Getting started with your pipeline locally

0. Prerequisites

dlt requires Python 3.8 or higher. Additionally, you need to have the pip package manager installed, and we recommend using a virtual environment to manage your dependencies. You can learn more about preparing your computer for dlt in our installation reference.

1. Install dlt

First you need to install the dlt library with the correct extras for AWS S3:

pip install "dlt[filesystem]"

The dlt cli has a useful command to get you started with any combination of source and destination. For this example, we want to load data from Slack to AWS S3. You can run the following commands to create a starting point for loading data from Slack to AWS S3:

# create a new directory
mkdir my-slack-pipeline
cd my-slack-pipeline
# initialize a new pipeline with your source and destination
dlt init slack filesystem
# install the required dependencies
pip install -r requirements.txt

The last command will install the required dependencies for your pipeline. The dependencies are listed in the requirements.txt:

dlt[filesystem]>=0.3.12

You now have the following folder structure in your project:

my-slack-pipeline/
├── .dlt/
│ ├── config.toml # configs for your pipeline
│ └── secrets.toml # secrets for your pipeline
├── slack/ # folder with source specific files
│ └── ...
├── slack_pipeline.py # your main pipeline script
├── requirements.txt # dependencies for your pipeline
└── .gitignore # ignore files for git (not required)

2. Configuring your source and destination credentials

The dlt cli will have created a .dlt directory in your project folder. This directory contains a config.toml file and a secrets.toml file that you can use to configure your pipeline:

config.toml

# put your configuration values here

[runtime]
log_level="WARNING" # the system log level of dlt
# use the dlthub_telemetry setting to enable/disable anonymous usage data reporting, see https://dlthub.com/docs/telemetry
dlthub_telemetry = true

secrets.toml

# put your secret values and credentials here. do not share this file and do not push it to github

[sources.slack]
access_token = "access_token" # please set me up!

[destination.filesystem]
bucket_url = "bucket_url" # please set me up!

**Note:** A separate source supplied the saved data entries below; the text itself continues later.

__device__ __forceinline__ void vp_long_list_body(long long V, const int *__restrict__ seg_start,
                                                              int *__restrict__ long_list, int cap,
                                                              const int *__restrict__ dirty, const int VBID, const int VGRID) {
    const long long v = (long long)VBID * kBlock + threadIdx.x;
    if (v >= V) return;
    if (seg_start[v + 1] - seg_start[v] > kLongRun) {
        const int i = atomicAdd(long_list, 1);
        if (i < cap) long_list[1 + i] = (int)v;
    }
}

__global__ __launch_bounds__(kBlock) void vp_long_list_kernel(long long V, const int *__restrict__ seg_start,
                                                              int *__restrict__ long_list, int cap,
                                                              const int *__restrict__ dirty) {
    VP_SKIP_IF_CLEAN(dirty);
    vp_long_list_body(V, seg_start, long_list, cap, dirty, (int)blockIdx.x, (int)gridDim.x);
}

__device__ __forceinline__ void vp_fill_body(long long total_pts, int N, int X, int Y, int Z,
                                                         const int32_t *__restrict__ geom,
                                                         int *__restrict__ cursor,
                                                         int *__restrict__ order,
                                                         int *__restrict__ slot_voxel, const int *__restrict__ dirty,
                                                         const int *__restrict__ seg_start, const int VBID, const int VGRID) {
    const long long pt = (long long)VBID * kBlock + threadIdx.x;
    const int lane = threadIdx.x & 63;
    int v = -1;
    if (pt < total_pts) {
        const int b = (int)(pt / N);
        int x, y;
        v = voxel_of_point(geom, pt, b, X, Y, Z, x, y);
    }
    int head_lane, run_len;
    bool is_head;
    wave_runs(v, lane, head_lane, run_len, is_head);
    int base = 0;
    if (is_head && v >= 0) base = atomicAdd(cursor + v, run_len);
    base = __shfl(base, head_lane, 64);
    if (v >= 0) {
        const int slot = base + (lane - head_lane);
        order[slot] = (int)pt;
        slot_voxel[slot] = (seg_start[v + 1] - seg_start[v] > kLongRun) ? ~v : v;
    }
}

__global__ __launch_bounds__(kBlock) void vp_fill_kernel(long long total_pts, int N, int X, int Y, int Z,
                                                         const int32_t *__restrict__ geom,
                                                         int *__restrict__ cursor,
                                                         int *__restrict__ order,
                                                         int *__restrict__ slot_voxel, const int *__restrict__ dirty,
                                                         const int *__restrict__ seg_start) {
    VP_SKIP_IF_CLEAN(dirty);
    vp_fill_body(total_pts, N, X, Y, Z, geom, cursor, order, slot_voxel, dirty, seg_start, (int)blockIdx.x, (int)gridDim.x);
}

__device__ __forceinline__ void vp_cls_count_body(long long V, const int *__restrict__ seg_start, int ncw,
                                                              int *__restrict__ tbl, const int *__restrict__ dirty, const int VBID, const int VGRID) {
    __shared__ int h[kVoxClasses];
    if (threadIdx.x < kVoxClasses) h[threadIdx.x] = 0;
    __syncthreads();
    const long long v = (long long)VBID * kBlock + threadIdx.x;
    const int c = v < V ? vp_class(seg_start[v + 1] - seg_start[v]) : -1;
#pragma unroll
    for (int k = 0; k < kVoxClasses; ++k) {
        const unsigned long long m = __ballot(c == k);
        if ((threadIdx.x & 63) == 0 && m != 0ull) atomicAdd(&h[k], __popcll(m));
    }
    __syncthreads();
    if (threadIdx.x < kVoxClasses) tbl[threadIdx.x * ncw + VBID] = h[threadIdx.x];
// ... 1136 lines not shown
                    bool cached, hipStream_t st, const char *what, bool compare_done = false) {
    if (int rc = check_common(batch_size, num_points, 1, num_voxel_x, num_voxel_y, num_voxel_z)) return rc;
    SGV3D_REQUIRE(geom_xyz && plan, "%s: null pointer", what);
    SGV3D_REQUIRE((reinterpret_cast<uintptr_t>(plan) & 15) == 0, "%s: plan must be 16-B aligned", what);
    SGV3D_REQUIRE(!cached || compare_done || (reinterpret_cast<uintptr_t>(geom_xyz) & 15) == 0, "%s: geom_xyz must be 16-B aligned", what);
    const PlanLayout L = plan_layout(batch_size, num_points, num_voxel_x, num_voxel_y);
    if (plan_bytes < L.bytes) return fail(SGV3D_ENOSPACE, "%s: plan has %zu bytes, needs %zu", what, plan_bytes, L.bytes);
    char *base = static_cast<char *>(plan);
    int *seg = reinterpret_cast<int *>(base + L.off_seg);
    int *cur = reinterpret_cast<int *>(base + L.off_cur);
    int *order = reinterpret_cast<int *>(base + L.off_order);
    int *blk = reinterpret_cast<int *>(base + L.off_blk);
    PlanHeader *hdr = reinterpret_cast<PlanHeader *>(base + L.off_hdr);
    int32_t *gcopy = reinterpret_cast<int32_t *>(base + L.off_geom);
    const int *dirty = cached ? &hdr->dirty : nullptr;
    const int p[7] = {kPlanMagic, batch_size, num_points, num_voxel_x, num_voxel_y, num_voxel_z, sort_segments ? 1 : 0};
    if (cached && !compare_done) {
        const long long n_ints = L.total * 3;
        const int cgrid = (int)(cdiv(n_ints / 4 + 1, kBlock) < 256 ? cdiv(n_ints / 4 + 1, kBlock) : 256);
        hipLaunchKernelGGL(vp_geom_compare_kernel, dim3(cgrid), dim3(kBlock), 0, st, n_ints, geom_xyz, gcopy, hdr, p[0],
                           p[1], p[2], p[3], p[4], p[5], p[6]);
    }
    hipLaunchKernelGGL(vp_zero_kernel, dim3(cdiv(L.V + 1, kBlock)), dim3(kBlock), 0, st, L.V + 1, cur, dirty);
    const int pgrid = cdiv(L.total, kBlock);
    hipLaunchKernelGGL(vp_count_kernel, dim3(pgrid), dim3(kBlock), 0, st, L.total, num_points, num_voxel_x,
                       num_voxel_y, num_voxel_z, geom_xyz, pos_memo, cur, dirty, cached ? gcopy : nullptr);
    hipLaunchKernelGGL(vp_scan_local_kernel, dim3(L.nblk), dim3(kBlock), 0, st, L.V, cur, seg, blk, dirty);
    int *long_list = reinterpret_cast<int *>(base + L.off_long);
    hipLaunchKernelGGL(vp_scan_top_kernel, dim3(1), dim3(kBlock), 0, st, L.nblk, blk, dirty, long_list);
    hipLaunchKernelGGL(vp_scan_add_kernel, dim3(cdiv(L.V + 1, kBlock)), dim3(kBlock), 0, st, L.V, L.nblk, blk,
                       seg, cur, dirty);
    hipLaunchKernelGGL(vp_long_list_kernel, dim3(cdiv(L.V, kBlock)), dim3(kBlock), 0, st, L.V, seg, long_list, L.long_cap, dirty);
    {
        int *tbl = reinterpret_cast<int *>(base + L.off_bins);
        int *cls = tbl + (size_t)kVoxClasses * L.ncw;
        int *perm = reinterpret_cast<int *>(base + L.off_perm);
        hipLaunchKernelGGL(vp_cls_count_kernel, dim3(L.ncw), dim3(kBlock), 0, st, L.V, seg, L.ncw, tbl, dirty);
        int *tot = cls + kVoxClasses;
        hipLaunchKernelGGL(vp_cls_scan_kernel, dim3(kVoxClasses), dim3(kBlock), 0, st, L.ncw, tbl, tot, dirty);
        hipLaunchKernelGGL(vp_cls_scatter_kernel, dim3(L.ncw), dim3(kBlock), 0, st, L.V, seg, L.ncw, tbl, tot, cls, perm, dirty);
    }
    hipLaunchKernelGGL(vp_fill_kernel, dim3(pgrid), dim3(kBlock), 0, st, L.total, num_points, num_voxel_x,
                       num_voxel_y, num_voxel_z, geom_xyz, cur, order, reinterpret_cast<int *>(base + L.off_slotvox), dirty, seg);
    if (sort_segments) {
        const int g_wave = (int)(L.V / 4 < 4096 ? (L.V + 3) / 4 : 4096);
        hipLaunchKernelGGL((vp_sort_wave_kernel<1>), dim3(g_wave), dim3(kBlock), 0, st, L.V, seg, order, 1, dirty);
        hipLaunchKernelGGL((vp_sort_wave_kernel<4>), dim3(g_wave), dim3(kBlock), 0, st, L.V, seg, order, 64, dirty);
        hipLaunchKernelGGL((vp_sort_wave_kernel<16>), dim3(g_wave), dim3(kBlock), 0, st, L.V, seg, order, 256, dirty);
        hipLaunchKernelGGL((vp_sort_wave_kernel<32>), dim3(g_wave), dim3(kBlock), 0, st, L.V, seg, order, 1024, dirty);
        const int g_large = (int)((L.V + 255) / 256 < 1024 ? (L.V + 255) / 256 : 1024);
        hipLaunchKernelGGL((vp_sort_segments_kernel<256, 8192>), dim3(g_large), dim3(256), 0, st, L.V, seg, order,
                           2048, 0x7fffffff, dirty);
    }
    if (cached)
        hipLaunchKernelGGL(vp_plan_commit_kernel, dim3(1), dim3(64), 0, st, hdr, p[0], p[1], p[2], p[3], p[4], p[5], p[6]);
    return check_launch(what);
}

}

extern "C" int sgv3d_voxel_plan_build(int batch_size, int num_points, int num_voxel_x, int num_voxel_y,
                                      int num_voxel_z, const int32_t *geom_xyz, int32_t *pos_memo,
                                      void *plan, size_t plan_bytes, int sort_segments, void *stream) {
    return plan_build_impl(batch_size, num_points, num_voxel_x, num_voxel_y, num_voxel_z, geom_xyz, pos_memo, plan,
                           plan_bytes, sort_segments, false, as_stream(stream), "voxel_plan_build");
}

extern "C" int sgv3d_voxel_plan_init(int batch_size, int num_points, int num_voxel_x, int num_voxel_y, void *plan,
                                     size_t plan_bytes, void *stream) {
    SGV3D_REQUIRE(plan && batch_size > 0 && num_points > 0 && num_voxel_x > 0 && num_voxel_y > 0, "voxel_plan_init: bad argument");
    const PlanLayout L = plan_layout(batch_size, num_points, num_voxel_x, num_voxel_y);
    if (plan_bytes < L.bytes) return fail(SGV3D_ENOSPACE, "voxel_plan_init: plan has %zu bytes, needs %zu", plan_bytes, L.bytes);
    hipLaunchKernelGGL(vp_plan_init_kernel, dim3(1), dim3(kBlock), 0, as_stream(stream),
                       reinterpret_cast<PlanHeader *>(static_cast<char *>(plan) + L.off_hdr));
    return check_launch("voxel_plan_init");
}

extern "C" int sgv3d_voxel_plan_build_cached(int batch_size, int num_points, int num_voxel_x, int num_voxel_y,
                                             int num_voxel_z, const int32_t *geom_xyz, void *plan, size_t plan_bytes,
                                             int sort_segments, void *stream) {
    return plan_build_impl(batch_size, num_points, num_voxel_x, num_voxel_y, num_voxel_z, geom_xyz, nullptr, plan,
                           plan_bytes, sort_segments, true, as_stream(stream), "voxel_plan_build_cached");
}

namespace {

template <bool VEC>
__global__ __launch_bounds__(kBlock) void vp_level1_prologue_kernel(long long total_pts, int N, int X, int Y, int Z,
                                                                    const int32_t *__restrict__ geom,
                                                                    const int32_t *__restrict__ copy,
                                                                    int32_t *__restrict__ pos_memo, PlanHeader *__restrict__ hdr,
                                                                    int *__restrict__ host_flag) {
    bool diff = false;
    const long long t = (long long)blockIdx.x * kBlock + threadIdx.x;
    if constexpr (VEC) {
        const long long pt0 = t * 4;
        if (pt0 + 3 < total_pts) {
            const int4 *g4 = reinterpret_cast<const int4 *>(geom) + t * 3;
            const int4 *c4 = reinterpret_cast<const int4 *>(copy) + t * 3;
            const int4 g0 = g4[0], g1 = g4[1], g2 = g4[2];
            const int4 c0 = c4[0], c1 = c4[1], c2 = c4[2];
            diff = (g0.x != c0.x) | (g0.y != c0.y) | (g0.z != c0.z) | (g0.w != c0.w) | (g1.x != c1.x) | (g1.y != c1.y) |
                   (g1.z != c1.z) | (g1.w != c1.w) | (g2.x != c2.x) | (g2.y != c2.y) | (g2.z != c2.z) | (g2.w != c2.w);
            if (pos_memo != nullptr) {
                const int px[4] = {g0.x, g0.w, g1.z, g2.y}, py[4] = {g0.y, g1.x, g1.w, g2.z}, pz[4] = {g0.z, g1.y, g2.x, g2.w};
                bool keep[4];
// ... 258 lines not shown
                                           const int32_t *geom_xyz, const float *input_features,
                                           float *output_features, int32_t *pos_memo, void *stream) {
    return level1_forward<false>(batch_size, num_points, num_channels, num_voxel_x, num_voxel_y, num_voxel_z, geom_xyz,
                                 input_features, output_features, pos_memo, stream);
}

extern "C" int sgv3d_voxel_pooling_forward_fresh(int batch_size, int num_points, int num_channels,
                                                 int num_voxel_x, int num_voxel_y, int num_voxel_z,
                                                 const int32_t *geom_xyz, const float *input_features,
                                                 float *output_features, int32_t *pos_memo, void *stream) {
    return level1_forward<true>(batch_size, num_points, num_channels, num_voxel_x, num_voxel_y, num_voxel_z, geom_xyz,
                                input_features, output_features, pos_memo, stream);
}

extern "C" int sgv3d_voxel_pooling_kernel_for(int batch_size, int num_points, int num_channels, int num_voxel_x, int num_voxel_y,
                                              int fused) {
    if (batch_size <= 0 || num_points <= 0 || num_voxel_x <= 0 || num_voxel_y <= 0) return 0;
    if ((long long)batch_size * num_points >= 0x7fffffffLL || (long long)batch_size * num_voxel_x * num_voxel_y >= 0x7fffffffLL) return 0;
    (void)fused;
    const PlanLayout L = plan_layout(batch_size, num_points, num_voxel_x, num_voxel_y);
    return vp_pick_gather(L, num_channels, L.total, 4, 4, 0).kernel == VpGather::kVoxelOwner ? 2 : 0;
}

extern "C" int sgv3d_voxel_pooling_select_kernel(int which) {
    SGV3D_REQUIRE(which >= 0 && which <= 2, "voxel_pooling_select_kernel: 0 or 2 (the rule), 1 (vp_gather3_kernel in place of the voxel-owner kernel)");
    g_vp_kernel.store(which, std::memory_order_relaxed);
    return SGV3D_OK;
}

extern "C" int sgv3d_voxel_pooling_cache_clear(void) {
    std::lock_guard<std::mutex> lock(g_l1_mutex);
    (void)hipDeviceSynchronize();
    std::vector<Level1Entry> kept;
    for (auto &e : g_l1) {
        if (e.pinned) kept.push_back(e);
        else level1_free(e);
    }
    g_l1.swap(kept);
    return SGV3D_OK;
}

extern "C" int sgv3d_voxel_pooling_cache_stats(unsigned long long *out4) {
    SGV3D_REQUIRE(out4 != nullptr, "voxel_pooling_cache_stats: null pointer");
    std::lock_guard<std::mutex> lock(g_l1_mutex);
    for (int i = 0; i < 4; ++i) out4[i] = g_l1_stats[i];
    return SGV3D_OK;
}

extern "C" size_t sgv3d_voxel_plan_stats_offset(int batch_size, int num_points, int num_voxel_x, int num_voxel_y) {
    if (batch_size <= 0 || num_points <= 0 || num_voxel_x <= 0 || num_voxel_y <= 0) return 0;
    return plan_layout(batch_size, num_points, num_voxel_x, num_voxel_y).off_hdr;
}

extern "C" size_t sgv3d_voxel_pooling_workspace_bytes(int batch_size, int num_points, int num_channels) {
    if (batch_size <= 0 || num_points <= 0 || num_channels <= 0) return 0;
    return 16;
}

extern "C" int sgv3d_voxel_pooling_forward_planned(int batch_size, int num_points, int num_channels,
                                                   int num_voxel_x, int num_voxel_y, const void *plan,
                                                   const float *input_features, float *output_features,
                                                   void *workspace, size_t workspace_bytes, void *stream) {
    if (int rc = check_common(batch_size, num_points, num_channels, num_voxel_x, num_voxel_y, 1)) return rc;
    SGV3D_REQUIRE(plan && input_features && output_features, "voxel_pooling_forward_planned: null pointer");
    SGV3D_REQUIRE((reinterpret_cast<uintptr_t>(input_features) & 15) == 0 &&
                      (reinterpret_cast<uintptr_t>(output_features) & 15) == 0,
                  "voxel_pooling_forward_planned: feature buffers must be 16-B aligned");
    return launch_gather<false>(batch_size, num_points, num_channels, num_voxel_x, num_voxel_y, plan,
                                input_features, nullptr, nullptr, 1, output_features, workspace, workspace_bytes,
                                as_stream(stream));
}

extern "C" int sgv3d_voxel_pooling_forward_planned_bf16(int batch_size, int num_points, int num_channels, int num_voxel_x,
                                                        int num_voxel_y, const void *plan, const void *input_features_bf16,
                                                        void *output_features, int out_bf16_ld, void *workspace,
                                                        size_t workspace_bytes, void *stream) {
    if (int rc = check_common(batch_size, num_points, num_channels, num_voxel_x, num_voxel_y, 1)) return rc;
    SGV3D_REQUIRE(plan && input_features_bf16 && output_features, "voxel_pooling_forward_planned_bf16: null pointer");
    SGV3D_REQUIRE((reinterpret_cast<uintptr_t>(input_features_bf16) & 7) == 0 && (reinterpret_cast<uintptr_t>(output_features) & 15) == 0,
                  "voxel_pooling_forward_planned_bf16: features must be 8-B, output 16-B aligned");
    SGV3D_REQUIRE(out_bf16_ld == 0 || (out_bf16_ld >= num_channels && out_bf16_ld % 4 == 0 && out_bf16_ld - num_channels <= 4 * (num_channels / 4)),
                  "voxel_pooling_forward_planned_bf16: out_bf16_ld must be 0 (f32 output) or a multiple of 4 in [C, 2C]");
    if (out_bf16_ld)
        return launch_gather<false, true, true>(batch_size, num_points, num_channels, num_voxel_x, num_voxel_y, plan,
                                                static_cast<const float *>(input_features_bf16), nullptr, nullptr, 1,
                                                static_cast<float *>(output_features), workspace, workspace_bytes, as_stream(stream),
                                                out_bf16_ld);
    return launch_gather<false, true>(batch_size, num_points, num_channels, num_voxel_x, num_voxel_y, plan,
                                      static_cast<const float *>(input_features_bf16), nullptr, nullptr, 1,
                                      static_cast<float *>(output_features), workspace, workspace_bytes, as_stream(stream));
}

[destination.filesystem.credentials]
aws_access_key_id = "aws_access_key_id" # please set me up!
aws_secret_access_key = "aws_secret_access_key" # please set me up!
Further help setting up your source and destinations

Please consult the detailed setup instructions for the AWS S3 destination in the dlt destinations documentation.

Likewise you can find the setup instructions for Slack source in the dlt verifed sources documentation.

3. Running your pipeline for the first time

The dlt cli has also created a main pipeline script for you at slack_pipeline.py, as well as a folder slack that contains additional python files for your source. These files are your local copies which you can modify to fit your needs. In some cases you may find that you only need to do small changes to your pipelines or add some configurations, in other cases these files can serve as a working starting point for your code, but will need to be adjusted to do what you need them to do.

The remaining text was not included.